* Task objective *
Filter the listing so that only lines with the word "OpenArgs" remain.

* Provided data *
▬▬▬▬▬▬

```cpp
struct CombineArgs {
    const uint32_t* in;
    uint32_t* out;
    uint64_t in_ld, out_ld;
    uint32_t ncols;
    uint64_t groups;
    int log_r;
    uint64_t in_group_mul, in_elem_mul, out_group_mul, out_elem_mul;
    int bitrev_out;
    int inverse;
    const uint32_t* tw;
};
hipError_t launch_ntt_combine(const CombineArgs& a, hipStream_t s);
hipError_t launch_combine_table(uint32_t* out, uint32_t rows, uint64_t groups, uint32_t w, uint32_t shift, uint32_t scale, int bits, hipStream_t s);

hipError_t launch_pow_table(uint32_t* out, size_t n, uint32_t base, uint32_t scale, hipStream_t s);
hipError_t launch_post_table(uint32_t* out, uint32_t rows, uint32_t cols, uint32_t omega,
                             uint32_t shift, uint32_t scale, hipStream_t s);

struct MatDesc {
    const uint32_t* ptr;
    uint64_t ld;
    uint32_t width;
};
constexpr int MAX_LEAF_MATS = 8;
constexpr uint32_t COOP_MAX_NODES = 16384;
uint32_t coop_max_nodes();
constexpr uint32_t COOP_TOP_NODES = 512;
struct LeafArgs {
    MatDesc mats[MAX_LEAF_MATS];
    int nmats;
    uint64_t height;
    uint32_t* digests;
};
hipError_t launch_hash_rows(const LeafArgs& a, hipStream_t s);
hipError_t launch_compress_level(const uint32_t* children, uint32_t* parents, uint64_t count,
                                 hipStream_t s);
hipError_t launch_inject(uint32_t* nodes, const uint32_t* extra, uint64_t count, hipStream_t s);
bool compress_inject_ok(const LeafArgs& a);
hipError_t launch_compress_inject(const uint32_t* children, const LeafArgs& a, hipStream_t s);
hipError_t launch_compress_top(uint32_t* tree, uint32_t count, hipStream_t s);
hipError_t launch_compress_sub(uint32_t* tree, uint32_t count, uint32_t sub, hipStream_t s);
hipError_t launch_hash_sub(const LeafArgs& a, uint32_t sub, hipStream_t s);
hipError_t launch_merkle_p24_colmajor(const uint32_t* mat, uint32_t cols, int log_rows, uint32_t* tree, hipStream_t s);
hipError_t launch_merkle_p24_rowmajor(const uint32_t* mat, uint64_t ld, uint32_t width, int log_rows, uint32_t* tree, hipStream_t s);
struct P2Tables;
hipError_t hash_upload_p2_tables(const P2Tables& t, hipStream_t s);
hipError_t stark_upload_p2_tables(const P2Tables& t, hipStream_t s);
namespace p2chip { struct MerkleTraceArgs; struct LayerPathsArgs; struct P2RArgs; struct MrecChainArgs; struct Fri16TranscriptArgs; }
hipError_t launch_p2chip_merkle(const p2chip::MerkleTraceArgs& a, hipStream_t s);
namespace p24chip { struct MerkleTraceArgs; struct LayerPathsArgs; struct RowPathsArgs; }
hipError_t launch_p24chip_merkle(const p24chip::MerkleTraceArgs& a, hipStream_t s);
hipError_t launch_p24chip_row_paths(const p24chip::RowPathsArgs& a, hipStream_t s);
hipError_t launch_p24chip_layer_paths(const p24chip::LayerPathsArgs& a, hipStream_t s);
hipError_t launch_fri16_transcript(const p2chip::Fri16TranscriptArgs& a, hipStream_t s);
hipError_t launch_p2chip_layer_paths(const p2chip::LayerPathsArgs& a, hipStream_t s);
hipError_t launch_mrec_chains(const p2chip::MrecChainArgs& a, hipStream_t s);
hipError_t launch_p2r_rows(const p2chip::P2RArgs& a, hipStream_t s);
hipError_t launch_permute_states(uint32_t* states, uint64_t count, hipStream_t s);

hipError_t launch_fill_uniform(uint32_t* out, uint64_t ld, uint64_t seed, uint64_t rows,
                               uint32_t width, hipStream_t s);
hipError_t launch_gen_trace(uint32_t* out, uint64_t ld, uint64_t seed, uint64_t rows,
                            uint32_t width, hipStream_t s);
hipError_t launch_gen_trace_logup(uint32_t* out, uint64_t ld, uint64_t seed, uint64_t rows, uint32_t width, uint32_t pairs,
                                  uint64_t recv_seed, uint32_t recv_width, hipStream_t s);
hipError_t launch_small_eval(const uint32_t* in, uint64_t in_ld, uint32_t* out, uint64_t out_ld, int log_n, int log_out, uint32_t width,
                             uint32_t w, uint32_t shift, uint32_t scale, int bitrev_out, hipStream_t s);
hipError_t launch_transpose(const uint32_t* in, uint32_t* out, uint64_t rows, uint64_t cols, int rev_bits_in, int rev_bits_out, hipStream_t s);
hipError_t launch_convert(const uint32_t* in, uint32_t* out, uint64_t n, bool to_monty_form,
                          hipStream_t s);

hipError_t launch_domain_tables(uint32_t* xs, uint32_t* sel_first, uint32_t* sel_last, uint32_t* itw, int log_n, int log_blowup, hipStream_t s);

struct QuotientArgs {
    const uint32_t* lde;
    uint64_t ld;
    uint32_t width;
    int log_n;
    int lanes_per_row;
    const uint32_t* xs;
    const uint32_t* sel_first;
    uint32_t wn_inv;
    uint32_t inv_zh_even, inv_zh_odd;
    const uint32_t* alpha_pow;
    uint32_t pairs;
    const uint32_t* perm;
    uint64_t perm_ld;
    Ext gamma, beta;
    Ext cumsum;
    const uint32_t* sel_last;
    uint32_t* addend_out;
    const uint32_t* addend;
    uint32_t* out;
    uint32_t* lde_out;
    uint64_t lde_ld;
};
hipError_t launch_quotient(const QuotientArgs& a, hipStream_t s);
hipError_t launch_logup_addend(const QuotientArgs& a, hipStream_t s);

constexpr uint32_t AIR_SLOT_EXTRA = 4;
constexpr uint32_t AIR_GP = 36;
#if defined(__HIPCC__)
__host__ __device__
#endif
inline uint32_t air_lds_base(uint32_t slot, uint32_t W) {
    if (slot < W) return AIR_GP * (slot >> 2) + (slot & 3u);
    if (slot < 2 * W) { const uint32_t c = slot - W; return AIR_GP * (c >> 2) + (c & 3u) + 4u; }
    const uint32_t x = slot - 2 * W;
    return AIR_GP * ((W >> 2) + (x >> 2)) + (x & 3u);
}
struct QuotientAirArgs {
    const uint32_t* lde; uint64_t ld; uint32_t width; int log_n;
    const uint32_t* xs; const uint32_t* sel_first; const uint32_t* sel_last;
    uint32_t wn_inv;
    int log_qd;
    uint32_t inv_zh[4];
    const uint32_t* body;
    uint32_t n_constraints;
    const uint32_t* weights;
    const uint32_t* pub;
    uint32_t* out;
    uint32_t* lde_out; uint64_t lde_ld;
    const uint32_t* recs; uint32_t n_terms; uint32_t n_public;
    const uint32_t* addend;
    uint32_t no_chain;
    uint32_t wide;
    uint32_t cls[6];
};
constexpr uint32_t AIR_WIDE_POINTS = 64, AIR_WIDE_PITCH = 65;
inline bool air_wide_form(uint32_t width, uint32_t n_terms, int log_n, uint32_t n_public) {
    return n_terms >= 2048 && width % 4 == 0 && (size_t)AIR_WIDE_PITCH * (width + AIR_SLOT_EXTRA + n_public) * 4 <= 160 * 1024 && log_n >= 6;
}
ZK_HD uint32_t air_wide_word(uint32_t slot, uint32_t W) {
    if (slot < W) return AIR_WIDE_PITCH * slot;
    if (slot < 2 * W) return AIR_WIDE_PITCH * (slot - W) + 1u;
    return AIR_WIDE_PITCH * (W + (slot - 2 * W));
}
hipError_t launch_quotient_air(const QuotientAirArgs& a, hipStream_t s);

hipError_t launch_inv_denominators(const uint32_t* xs, uint64_t count, const Ext& z0, const Ext& z1, int npoints,
                                   uint32_t* out, uint32_t* xw, uint64_t xw_count, hipStream_t s);

struct OpenArgs {
    const uint32_t* mat;
    uint64_t ld;
    uint32_t width;
    uint64_t rows;
    const uint32_t* xw;
    uint64_t xw_stride;
    uint32_t* partial;
    int tx;
};
size_t open_chunks(uint64_t rows, uint32_t width, uint64_t ld, const uint32_t* mat);
hipError_t launch_open(const OpenArgs& a, int npts, const Ext& scale0, const Ext& scale1, uint32_t* out, hipStream_t s);

struct ReducedArgs {
    const uint32_t* tlde; uint64_t t_ld; uint32_t width;
    const uint32_t* qlde; uint64_t q_ld; uint32_t q_width;
    const uint32_t* plde; uint64_t p_ld; uint32_t p_width;
    uint64_t rows;
    const uint32_t* alpha_pow;
    const uint32_t* dinv;
    Ext y_loc, y_next, y_pl, y_pn, y_q, off_next, off_pl, off_pn, off_q;
    Ext off_loc;
    int accumulate;
    uint32_t* out;
};
hipError_t launch_reduced_opening(const ReducedArgs& a, uint32_t* scratch_at, hipStream_t s);
int rowdot_form(uint32_t width, uint64_t rows);

struct PermArgs {
    const uint32_t* trace; uint64_t ld;
    uint64_t rows; uint32_t pairs;
    Ext gamma, beta;
    uint32_t* out; uint64_t out_ld;
};
hipError_t launch_perm_trace(const PermArgs& a, uint32_t* block_scratch, hipStream_t s);

constexpr int LOOKUP_REC_WORDS = 12;
struct LookupArgs {
    const uint32_t* table; uint32_t ni, cols;
    Ext gamma, bpow[9];
    const uint8_t* cmap; uint32_t n_used, chunk_mask;
};
constexpr uint32_t LOOKUP_MAX_COLS = 512, LOOKUP_STAGE_MAX_USED = 56;
struct MachinePermArgs {
    LookupArgs lk;
    const uint32_t* trace; uint64_t ld; uint64_t rows;
    uint32_t* out; uint64_t out_ld;
    const uint32_t* pre; uint64_t pre_ld; uint32_t pre_w;
};
bool lookup_perm_two_sources_ok(const MachinePermArgs& a);
hipError_t launch_perm_trace_machine(const MachinePermArgs& a, uint32_t* block_scratch, hipStream_t s);
struct MachineQuotArgs {
    LookupArgs lk;
    const uint32_t* lde; uint64_t ld; const uint32_t* perm; uint64_t perm_ld; int log_n;
    int log_qd;
    const uint32_t* xs; const uint32_t* sel_first; const uint32_t* sel_last; uint32_t wn_inv;
    const uint32_t* weights;
    Ext cumsum;
    uint32_t* addend;
};
hipError_t launch_lookup_addend(const MachineQuotArgs& a, hipStream_t s);

hipError_t launch_fri_fold(const uint32_t* in, uint32_t* out, const uint32_t* itw, uint64_t half, const Ext& beta, hipStream_t s);
hipError_t launch_ext_add(uint32_t* dst, const uint32_t* src, uint64_t count, hipStream_t s);
hipError_t launch_fri_fold_dev(const uint32_t* in, uint32_t* out, const uint32_t* itw, uint64_t half, const uint32_t* beta_ptr,
                               int squarings, hipStream_t s);

struct DevChallenger {
    uint32_t state[16];
    uint32_t in[8];
    uint32_t out[8];
    int32_t n_in, n_out;
};
hipError_t launch_fri_challenge(DevChallenger* chal, const uint32_t* root, uint32_t* beta_out, uint32_t* root_log, hipStream_t s);


struct GrindArgs {
    uint32_t state[16];
    int slot;
    uint32_t mask;
};
hipError_t launch_grind(const GrindArgs& a, uint32_t base, uint32_t count, uint32_t* result, hipStream_t s);

struct GatherDesc {
    const uint32_t* src;
    uint32_t dst_off;
    uint32_t nwords;
};
hipError_t launch_gather(const GatherDesc* descs, uint32_t ndesc, uint32_t* dst, hipStream_t s);

hipError_t launch_copy_bytes(void* dst, const void* src, size_t bytes, hipStream_t s);
hipError_t launch_fill_bytes(void* dst, int byte, size_t bytes, hipStream_t s);
hipError_t launch_copy2d(uint32_t* dst, uint64_t dst_ld, const uint32_t* src, uint64_t src_ld, uint32_t width, uint64_t rows, hipStream_t s);
}
```

### zktls_amd/csrc/prover.cpp

```cpp
#include <atomic>
#include <chrono>
#include <condition_variable>
#include <deque>
#include <cstring>
#include <functional>
#include <mutex>
#include <string>
#include <thread>
#include <vector>

#include "proof_common.h"
#include "batch.h"

namespace zk { std::atomic<bool> g_fri_graph{true}; }
namespace zk {

extern std::atomic<uint64_t> g_p2_generation;
void air_digest_cached(const AirView& a, uint32_t out[8]) {
    struct Entry { std::vector<uint32_t> words; uint64_t generation; uint32_t dg[8]; };
    static std::mutex mu;
    static std::vector<Entry> cache;
    const uint64_t gen = g_p2_generation.load();
    {
        std::lock_guard<std::mutex> lk(mu);
        for (const Entry& e : cache)
            if (e.generation == gen && e.words.size() == a.words && memcmp(e.words.data(), a.w, a.words * 4) == 0) { memcpy(out, e.dg, 32); return; }
    }
    air_digest(a, out);
    std::lock_guard<std::mutex> lk(mu);
    if (cache.size() >= 64) cache.erase(cache.begin());
    Entry e;
    e.words.assign(a.w, a.w + a.words);
    e.generation = gen;
    memcpy(e.dg, out, 32);
    cache.push_back(std::move(e));
}

static int ensure_domain(zkhip_ctx* ctx, int log_n, int log_blowup = 1) {
    if (ctx->dom_log_n == log_n && ctx->dom_log_blowup == log_blowup) return ZKHIP_OK;
    for (const auto& d : ctx->domains)
        if (d.log_n == log_n && d.log_blowup == log_blowup) {
            ctx->dom_xs = d.xs; ctx->dom_sel_first = d.sel_first; ctx->dom_sel_last = d.sel_last; ctx->dom_itw = d.itw;
            ctx->dom_log_n = log_n; ctx->dom_log_blowup = log_blowup;
            return ZKHIP_OK;
        }
    zkhip_ctx::DomainSet d{log_n, log_blowup, nullptr, nullptr, nullptr, nullptr};
    const size_t m = (size_t)1 << (log_n + log_blowup), mq = (size_t)1 << (log_n + (log_blowup < 2 ? log_blowup : 2));
    ZK_HIP(hipMalloc((void**)&d.xs, m * 4));
    ZK_HIP(hipMalloc((void**)&d.sel_first, mq * 4));
    ZK_HIP(hipMalloc((void**)&d.sel_last, mq * 4));
    ZK_HIP(hipMalloc((void**)&d.itw, (m / 2) * 4));
    ZK_HIP(launch_domain_tables(d.xs, d.sel_first, d.sel_last, d.itw, log_n, log_blowup, ctx->stream));
    ctx->domains.push_back(d);
    ctx->dom_xs = d.xs; ctx->dom_sel_first = d.sel_first; ctx->dom_sel_last = d.sel_last; ctx->dom_itw = d.itw;
    ctx->dom_log_n = log_n; ctx->dom_log_blowup = log_blowup;
    return ZKHIP_OK;
}
static int ensure_fold_table(zkhip_ctx* ctx, int log_h) {
    if (ctx->dom_log_n >= 0 && ctx->dom_log_n + ctx->dom_log_blowup >= log_h) return ZKHIP_OK;
    return ensure_domain(ctx, log_h - 1 < 5 ? 5 : log_h - 1, 1);
}

static int d2h(zkhip_ctx* ctx, void* dst, const void* src, size_t bytes) { return dev_d2h(ctx, dst, src, bytes); }
static int h2d(zkhip_ctx* ctx, void* dst, const void* src, size_t bytes) { return dev_h2d(ctx, dst, src, bytes); }

struct LogupIn {
    Ext cumsum = ext_zero();
    uint32_t pairs = 0;
    const uint32_t* perm_lde = nullptr;
    Ext gamma = ext_zero(), beta = ext_zero();
};
static int run_quotient(zkhip_ctx* ctx, const uint32_t* lde, size_t ld, int log_n, uint32_t width, const Ext& alpha,
                        const LogupIn& lu, uint32_t* out_chunks, uint32_t* lde_out = nullptr, size_t lde_ld = 0) {
    if (ctx->dom_log_n != log_n) ZK_TRY(ensure_domain(ctx, log_n));
    const uint32_t G = width / 4;
    const size_t K = (size_t)3 * G + (lu.pairs ? lu.pairs + 3 : 0);
    std::vector<Ext> ap(K);
    Ext w = ext_one();
    for (size_t k = K; k-- > 0;) { ap[k] = w; w = ext_mul(w, alpha); }
    std::vector<uint32_t> tab(16 * (size_t)G + 4 * (K - 3 * (size_t)G));
    for (uint32_t g = 0; g < G; g++) {
        for (int t = 0; t < 3; t++) memcpy(&tab[16 * (size_t)g + 4 * t], ap[3 * (size_t)g + t].c, 16);
        tab[16 * (size_t)g + 12] = to_monty(g + 1);
        tab[16 * (size_t)g + 13] = to_monty(2 * g + 3);
        tab[16 * (size_t)g + 14] = to_monty(5 * g + 7);
        tab[16 * (size_t)g + 15] = 0;
    }
    for (size_t k = 3 * (size_t)G; k < K; k++) memcpy(&tab[16 * (size_t)G + 4 * (k - 3 * (size_t)G)], ap[k].c, 16);
    void* d_ap;
    ZK_TRY(ctx_reserve(ctx, S_APOW_Q, tab.size() * 4, &d_ap));
    ZK_TRY(h2d(ctx, d_ap, tab.data(), tab.size() * 4));
    QuotientArgs q{};
    q.lde = lde; q.ld = ld; q.width = width; q.log_n = log_n;
    q.lanes_per_row = pow2ceil((int)G) > 16 ? 16 : pow2ceil((int)G);
    q.xs = ctx->dom_xs; q.sel_first = ctx->dom_sel_first;
    q.wn_inv = finv(two_adic_generator(log_n));
    const uint32_t gn = fpow(MONTY_GEN, (uint64_t)1 << log_n);
    q.inv_zh_even = finv(fsub(gn, MONTY_R1));
    q.inv_zh_odd = finv(fsub(fneg(gn), MONTY_R1));
    q.alpha_pow = (const uint32_t*)d_ap;
    q.pairs = lu.pairs; q.perm = lu.perm_lde; q.perm_ld = 4 * ((uint64_t)lu.pairs + 1);
    q.gamma = lu.gamma; q.beta = lu.beta; q.cumsum = lu.cumsum; q.sel_last = ctx->dom_sel_last;
    q.out = out_chunks;
    q.lde_out = lde_out; q.lde_ld = lde_ld;
    if (lu.pairs) {
        void* v_add;
        ZK_TRY(ctx_reserve(ctx, S_ADDEND, ((size_t)2 << log_n) * 16, &v_add));
        q.addend_out = (uint32_t*)v_add;
        ZK_HIP(launch_logup_addend(q, ctx->stream));
        q.addend = (const uint32_t*)v_add;
    }
    ZK_HIP(launch_quotient(q, ctx->stream));
    return ZKHIP_OK;
}
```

▬▬▬▬▬▬

* Task output *
struct OpenArgs {
hipError_t launch_open(const OpenArgs& a, int npts, const Ext& scale0, const Ext& scale1, uint32_t* out, hipStream_t s);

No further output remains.